Of the entries below, return exactly those lines that fall between the one containing "float rsv[POST ? RT : 1];" and the one containing "const unsigned oy", the two end lines included.

▶ Source data:
· · ·

template <int MODE, int BN, int BM = 256>
__global__ __launch_bounds__(512, 2) void gemm16_kernel(ADesc ad, const char* __restrict__ W, long bsw, Epi ep, int M, int N,
                                                        int K, int tiles_m, int tiles_n, int pb_stg, unsigned long long* trace) {
  extern __shared__ __attribute__((aligned(1024))) char smem[];
  typedef bf16_t T;
  static_assert(BN == 128 || BN == 256 || BN == 320, "BN");
  static_assert(BM == 256 || BM == 192, "BM");
  constexpr int ESZ = 2, ROWB = 128, BK = 64, NW = 8;
  constexpr int WROWS = BM / 4, RT = WROWS / 16;
  constexpr int A_BYTES = BM * ROWB, B_BYTES = BN * ROWB, STAGE_BYTES = A_BYTES + B_BYTES;
  constexpr int CPR = 8, RPD = 8;
  constexpr int GA = BM / RPD / NW, GB = BN / RPD / NW;
  constexpr int NPH = BN / 64, NT = BN / 32;
  constexpr int BIAS_OFF = 2 * STAGE_BYTES, BIAS_ARR = 2048, NBP = BN == 320 ? 2 : 1;
  auto swz = [](int row) { return (row >> 1) & 7; };

  const int nwg = tiles_m * tiles_n;
  const int pb = pb_stg & 255, stg = pb_stg >> 8;
  const int bz = blockIdx.z;
  const int tid = threadIdx.x, lane = tid & 63, wid = __builtin_amdgcn_readfirstlane(tid >> 6);
  const int wr = wid >> 2;
  const int wm = wid >> 1, wn = wid & 1;
  const int lm = lane & 15, lq = lane >> 4;
  int trace_n = 0;
  auto stamp = [&](int k) {
    if (trace && (wid & 3) == 0 && lane == 0 && trace_n < 32) trace[(((long)blockIdx.x * 32 + trace_n) * 2 + wr) * 4 + k] = wall_clock64();
  };

  auto decode = [&](int v, int& tm, int& tn) {
    const int q = nwg >> 3, r = nwg & 7, x = v & 7;
    const int t = (x < r ? x * (q + 1) : r * (q + 1) + (x - r) * q) + (v >> 3);
    if (pb <= 1) {
      tm = t / tiles_n;
      tn = t - tm * tiles_n;
    } else {
      const int gsz = pb * tiles_n, g = t / gsz, w = t - g * gsz;
      const int pbe = min(pb, tiles_m - g * pb);
      tn = w / pbe;
      tm = g * pb + (w - tn * pbe);
    }
  };

  const int srow = lane / CPR, spos = lane % CPR;
  const int ldw = ad.ksplit ? ad.ldw : K;
  const long kstart = ad.ksplit ? (long)bz * K : 0;
  const T* a0 = reinterpret_cast<const T*>(ad.src0) + (ad.ksplit ? (MODE == 0 ? kstart : 0) : (long)bz * ad.bs0);
  const T* a1 = ad.src1 ? reinterpret_cast<const T*>(ad.src1) + (ad.ksplit ? 0 : (long)bz * ad.bs1) : nullptr;
  const T* wbase = reinterpret_cast<const T*>(W) + (ad.ksplit ? kstart : (long)bz * bsw);
  const __amdgpu_buffer_rsrc_t rA0 = dma_rsrc(a0), rA1 = dma_rsrc(a1 ? a1 : a0), rW = dma_rsrc(wbase);
  const int c0sw = spos ^ (srow >> 1);
  int limA = 0, limW = 0;
  unsigned aoff[MODE == 0 ? 2 : GA];
  unsigned woff[2];
  unsigned am0 = 0;
  int a_step = 0, w_step = 0;
  int p_tap = 0, p_c = 0, a_soff = 0;
  bool a_second = false, a_fresh = true;
  auto setupA = [&](int tm) {
    const unsigned row = (unsigned)(tm * BM + wid * GA * RPD + srow);
    if (MODE == 0) {
      a_step = (int)(RPD * ad.ld0 * ESZ);
      limA = M - (int)row;
#pragma unroll
      for (int q = 0; q < 2; ++q) aoff[q] = row * (unsigned)(ad.ld0 * ESZ) + (unsigned)((c0sw ^ (4 * ((q + wid * GA) & 1))) << 4);
    } else {
      am0 = row;
    }
    p_tap = MODE == 1 ? (int)(kstart / (ad.C0 + ad.C1)) : 0;
    p_c = MODE == 1 ? (int)(kstart - (long)p_tap * (ad.C0 + ad.C1)) : 0;
    a_fresh = true;
  };
  auto setupW = [&](int tn) {
    const unsigned row = (unsigned)(tn * BN + wid * GB * RPD + srow);
    w_step = RPD * ldw * ESZ;
    limW = N - (int)row;
#pragma unroll
    for (int q = 0; q < 2; ++q) woff[q] = row * (unsigned)(ldw * ESZ) + (unsigned)((c0sw ^ (4 * ((q + wid * GB) & 1))) << 4);
  };
  auto prepA = [&](int ch) {
    if (MODE == 0) {
      a_soff = ch * ROWB;
    } else {
      const int cin = ad.C0 + ad.C1;
      if (p_c == 0 || p_c == ad.C0 || a_fresh) {
        a_fresh = false;
        const bool up2 = ad.up == 2;
        const int ky = up2 ? p_tap >> 1 : ad.up == 3 ? 1 : p_tap / 3, kx = up2 ? p_tap & 1 : ad.up == 3 ? 1 : p_tap - ky * 3;
        const int vh = ad.up == 1 ? ad.IH * 2 : ad.IH, vw = ad.up == 1 ? ad.IW * 2 : ad.IW;
        const bool second = p_c >= ad.C0 && ad.C1 > 0;
        const unsigned cpb = (unsigned)(second ? ad.C1 : ad.C0) * ESZ;
        a_second = second;
        a_soff = (p_c - (second ? ad.C0 : 0)) * ESZ;
// ... 135 lines not shown
        int m = row0 + 16 * i + lm;
        if (m >= M) m = M - 1;
        second[i] = ep.bias2 && m / b2div != b2r0;
      }
#pragma unroll
      for (int j = 0; j < NT; ++j) {
        const acc4 b = ep.bias ? lb[4 * j] : (acc4)(0.f);
        if (ep.bias2) {
          const acc4 r0v = lb[BIAS_ARR / 16 + 4 * j], r1v = lb[2 * BIAS_ARR / 16 + 4 * j];
#pragma unroll
          for (int i = 0; i < RT; ++i) acc[i][j] = b + (second[i] ? r1v : r0v);
        } else {
#pragma unroll
          for (int i = 0; i < RT; ++i) acc[i][j] = b;
        }
      }
    } else {
#pragma unroll
      for (int i = 0; i < RT; ++i)
#pragma unroll
        for (int j = 0; j < NT; ++j) acc[i][j] = (acc4)(0.f);
    }

    stamp(0);
    s16x8 fa[RT][2], fb[2][2];
    for (int ch = 0; ch < nchunks; ++ch) {
      if (trace && (wid & 3) == 0 && lane == 0 && trace_n < 8 && ch < 16)
        trace[65536 + (((long)blockIdx.x * 8 + trace_n) * 2 + wr) * 16 + ch] = wall_clock64();
      const char* st = smem + sc * STAGE_BYTES;
      const bool skipW = w_pre && ch == 0;
      const bool moreW = !skipW && giW < total, moreA = giA < total;
      const int stW = giW & 1, stA = giA & 1, chW = ichW;
      if (moreA) prepA(ichA);
      for_n(integral_constant<int, NPH>{}, [&](auto Pc) {
        constexpr int P = decltype(Pc)::value;
#pragma unroll
        for (int t = 0; t < 2; ++t) {
          const char* pb = st + b_base + (32 * P + 16 * t) * ROWB;
          fb[t][0] = *reinterpret_cast<const s16x8*>(pb + roff0);
          fb[t][1] = *reinterpret_cast<const s16x8*>(pb + roff1);
        }
        if (P == 0) {
#pragma unroll
          for (int t = 0; t < RT; ++t) {
            const char* pa = st + a_base + 16 * t * ROWB;
            fa[t][0] = *reinterpret_cast<const s16x8*>(pa + roff0);
            fa[t][1] = *reinterpret_cast<const s16x8*>(pa + roff1);
          }
        }
        if (P == 1 && ch == 0 && wr == 0 && (ep.bias_post || (has_bias && vt + G < nwg))) issue_bias(has_bias && vt + G < nwg ? vt + G : -1, vt);
        constexpr int PLO = BN == 128 ? (P == 0 ? 0 : GB) : 2 * P, PN = BN == 128 ? (P == 0 ? GB : GA) : 2;
        for_n(integral_constant<int, PN>{}, [&](auto Uc) {
          constexpr int S = PLO + decltype(Uc)::value;
          if constexpr (S < GB) {
            if (moreW) issueW(stW, chW, integral_constant<int, S>{});
            if constexpr (S == GB - 1) { if (moreW) advanceW(); }
          } else if constexpr (S < GB + GA) {
            if (moreA) issueA(stA, integral_constant<int, S - GB>{});
            if constexpr (S == GB + GA - 1) { if (moreA) advanceA(); }
          }
        });
        if (P == NPH - 1) {
          constexpr int NST = RT * (NT / 2);
          if (skipW && w_relax) {
            if (ep.act == 1) { if (moreA) wait_vmcnt<GA + NST / 2>(); else wait_vmcnt<NST / 2>(); }
            else { if (moreA) wait_vmcnt<GA + NST>(); else wait_vmcnt<NST>(); }
          } else {
            if (moreA) wait_vmcnt<GA>(); else wait_vmcnt<0>();
          }
        }
        asm volatile("s_waitcnt lgkmcnt(0)" ::: "memory");
        __builtin_amdgcn_sched_barrier(0);
        __builtin_amdgcn_s_barrier();
        __builtin_amdgcn_sched_barrier(0);
        __builtin_amdgcn_s_setprio(1);
#pragma unroll
        for (int ks = 0; ks < 2; ++ks)
#pragma unroll
          for (int t = 0; t < RT; ++t)
#pragma unroll
            for (int u = 0; u < 2; ++u) acc[t][2 * P + u] = mma16(fb[u][ks], fa[t][ks], acc[t][2 * P + u]);
        __builtin_amdgcn_s_setprio(0);
        __builtin_amdgcn_sched_barrier(0);
        if (!(P == NPH - 1 && wr == 1 && ch == nchunks - 1)) __builtin_amdgcn_s_barrier();
        __builtin_amdgcn_sched_barrier(0);
      });
      sc ^= 1;
    }

    w_pre = giW < total;
    if (w_pre) {
      for_n(integral_constant<int, GB>{}, [&](auto i) { issueW(giW & 1, ichW, i); });
      advanceW();
    }
    w_relax = !ad.ksplit && nchunks >= 2 && tm * BM + BM <= M && tn * BN + BN <= N;
    int lme = lm, lqe = lq;
    asm volatile("" : "+v"(lme), "+v"(lqe));
    stamp(1);
    constexpr int NPAIR = NT / 2;
    stamp(2);
    auto epilogue = [&](auto Gc, auto Rc, auto Pc) {
      constexpr bool GEGLU = decltype(Gc)::value, RES = decltype(Rc)::value, POST = decltype(Pc)::value;
      constexpr int NBUF = (BN == 256 || (MODE == 0 && !POST)) ? 2 : 1;
      const int cofs = 16 * (lqe & 1) + 8 * (lqe >> 1);
      const int ncol = N - (col0 + cofs);
      T* obase = reinterpret_cast<T*>(ep.out) + (long)bz * ep.bso + (GEGLU ? (col0 >> 1) + cofs : col0 + cofs);
      const T* rbase = RES ? reinterpret_cast<const T*>(ep.residual) + (long)bz * ep.bsr + col0 + cofs : nullptr;
      u32x4 rv[RES ? NBUF : 1][RES ? NPAIR : 1];
      auto load_res = [&](int i, u32x4* dst) {
        const int m = row0 + 16 * i + lme;
        const T* rrow = rbase + (long)(m < M ? m : M - 1) * ep.ldr;
#pragma unroll
        for (int jp = 0; jp < NPAIR; ++jp) dst[jp] = *reinterpret_cast<const u32x4*>(rrow + (32 * jp < ncol ? 32 * jp : ncol - 8));
      };
      if (RES && NBUF == 2) load_res(0, rv[0]);
      float rsv[POST ? RT : 1];
      const acc4* lpost = reinterpret_cast<const acc4*>(smem + BIAS_OFF + 3 * BIAS_ARR) + ((wn * (BN / 2) + cofs) >> 2);
      if (POST) {
#pragma unroll
        for (int i = 0; i < RT; ++i) {
          const int m = row0 + 16 * i + lme;
          rsv[i] = (ep.row_scale ? ep.row_scale[m < M ? m : M - 1] : 1.f) * ep.alpha;
        }
      }
#pragma unroll
      for (int i = 0; i < RT; ++i) {
        const int m = row0 + 16 * i + lme;
        T* orow = obase + (long)m * ep.ldo;
        if (MODE == 1 && ad.up == 2) {
          const unsigned mm = (unsigned)(m < M ? m : M - 1);
          const unsigned cn = fastdiv(mm, ad.fd_hw), rem = mm - cn * (unsigned)(ad.OH * ad.OW);
          const unsigned oy = fastdiv(rem, ad.fd_ow), ox = rem - oy * (unsigned)ad.OW;
          orow = obase + ((long)(cn * 2u * (unsigned)ad.OH + 2u * oy + (unsigned)(bz >> 1)) * (2 * ad.OW) + 2 * ox + (bz & 1)) * ep.ldo;
        }
        if (RES) {
          if (NBUF == 2 ? i < RT - 1 : true) load_res(NBUF == 2 ? i + 1 : i, rv[NBUF == 2 ? (i + 1) & 1 : 0]);
        }
#pragma unroll
        for (int jp = 0; jp < NPAIR; ++jp) {
          if (GEGLU && (jp & 1)) continue;
          acc4 x = acc[i][2 * jp], y = acc[i][2 * jp + 1];
          if (GEGLU) {
            const acc4 gx = acc[i][(2 * jp + 2) % NT], gy = acc[i][(2 * jp + 3) % NT];
            const f32x2 g0 = gelu_erf_f2((f32x2){gx[0], gx[1]}), g1 = gelu_erf_f2((f32x2){gx[2], gx[3]});
            const f32x2 g2 = gelu_erf_f2((f32x2){gy[0], gy[1]}), g3 = gelu_erf_f2((f32x2){gy[2], gy[3]});
            x[0] *= g0[0]; x[1] *= g0[1]; x[2] *= g1[0]; x[3] *= g1[1];
            y[0] *= g2[0]; y[1] *= g2[1]; y[2] *= g3[0]; y[3] *= g3[1];
          }
          if (!RES && !POST) {
            const auto s01 = __builtin_amdgcn_permlane16_swap(pack_bf16x2(x[0], x[1]), pack_bf16x2(y[0], y[1]), false, false);
            const auto s23 = __builtin_amdgcn_permlane16_swap(pack_bf16x2(x[2], x[3]), pack_bf16x2(y[2], y[3]), false, false);
            if (m < M && 32 * jp < ncol)
              st_out16(orow + (GEGLU ? 16 * jp : 32 * jp), (u32x4){s01[0], s23[0], s01[1], s23[1]});
            continue;
          }
          float o8[8];
#pragma unroll
          for (int r = 0; r < 4; ++r) {
            const auto sw2 = __builtin_amdgcn_permlane16_swap(__float_as_uint(x[r]), __float_as_uint(y[r]), false, false);
            o8[r] = __uint_as_float(sw2[0]);
            o8[4 + r] = __uint_as_float(sw2[1]);
          }
          if (POST) {
            const acc4 pa = ep.bias_post ? lpost[8 * jp] : (acc4)(0.f), pb = ep.bias_post ? lpost[8 * jp + 1] : (acc4)(0.f);
#pragma unroll
            for (int e = 0; e < 4; ++e) {
              o8[e] = fmaf(o8[e], rsv[i], pa[e]);
              o8[4 + e] = fmaf(o8[4 + e], rsv[i], pb[e]);
            }
          }
          if (RES) {
            union { u32x4 u; bf16_t e[8]; } r8;
            r8.u = rv[NBUF == 2 ? i & 1 : 0][jp];
#pragma unroll
            for (int e = 0; e < 8; ++e) o8[e] += bf16_to_f32(r8.e[e]);
          }
          if (m < M && 32 * jp < ncol)
            st_out16(orow + (GEGLU ? 16 * jp : 32 * jp),
                     (u32x4){pack_bf16x2(o8[0], o8[1]), pack_bf16x2(o8[2], o8[3]), pack_bf16x2(o8[4], o8[5]), pack_bf16x2(o8[6], o8[7])});
        }
      }
    };
    using std::true_type;
    using std::false_type;
    const bool post = ep.row_scale != nullptr || ep.alpha != 1.f || ep.bias_post != nullptr;
    if (ad.ksplit) {
      float* pb = reinterpret_cast<float*>(ep.out) + (long)bz * ep.bso + col0 + 4 * lqe;
#pragma unroll
      for (int i = 0; i < RT; ++i) {
        const int m = row0 + 16 * i + lme;
#pragma unroll
        for (int j = 0; j < NT; ++j)
          if (m < M && col0 + 16 * j + 4 * lqe < N) *reinterpret_cast<acc4*>(pb + (long)m * ep.ldo + 16 * j) = acc[i][j];
      }
    } else if (BN == 256 && ep.act == 1) {
      if constexpr (BN == 256) {
        if (ep.residual) epilogue(true_type{}, true_type{}, false_type{}); else epilogue(true_type{}, false_type{}, false_type{});
      }
    } else if (post) {
      if (ep.residual) epilogue(false_type{}, true_type{}, true_type{}); else epilogue(false_type{}, false_type{}, true_type{});
    } else if (ep.residual) {
      epilogue(false_type{}, true_type{}, false_type{});
    } else {
      epilogue(false_type{}, false_type{}, false_type{});
    }
    stamp(3);
    ++trace_n;
    if (wr == 1) __builtin_amdgcn_s_barrier();
  }
  if (wr == 0) __builtin_amdgcn_s_barrier();
}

· · ·

▶ Expected answer:
      float rsv[POST ? RT : 1];
      const acc4* lpost = reinterpret_cast<const acc4*>(smem + BIAS_OFF + 3 * BIAS_ARR) + ((wn * (BN / 2) + cofs) >> 2);
      if (POST) {
#pragma unroll
        for (int i = 0; i < RT; ++i) {
          const int m = row0 + 16 * i + lme;
          rsv[i] = (ep.row_scale ? ep.row_scale[m < M ? m : M - 1] : 1.f) * ep.alpha;
        }
      }
#pragma unroll
      for (int i = 0; i < RT; ++i) {
        const int m = row0 + 16 * i + lme;
        T* orow = obase + (long)m * ep.ldo;
        if (MODE == 1 && ad.up == 2) {
          const unsigned mm = (unsigned)(m < M ? m : M - 1);
          const unsigned cn = fastdiv(mm, ad.fd_hw), rem = mm - cn * (unsigned)(ad.OH * ad.OW);
          const unsigned oy = fastdiv(rem, ad.fd_ow), ox = rem - oy * (unsigned)ad.OW;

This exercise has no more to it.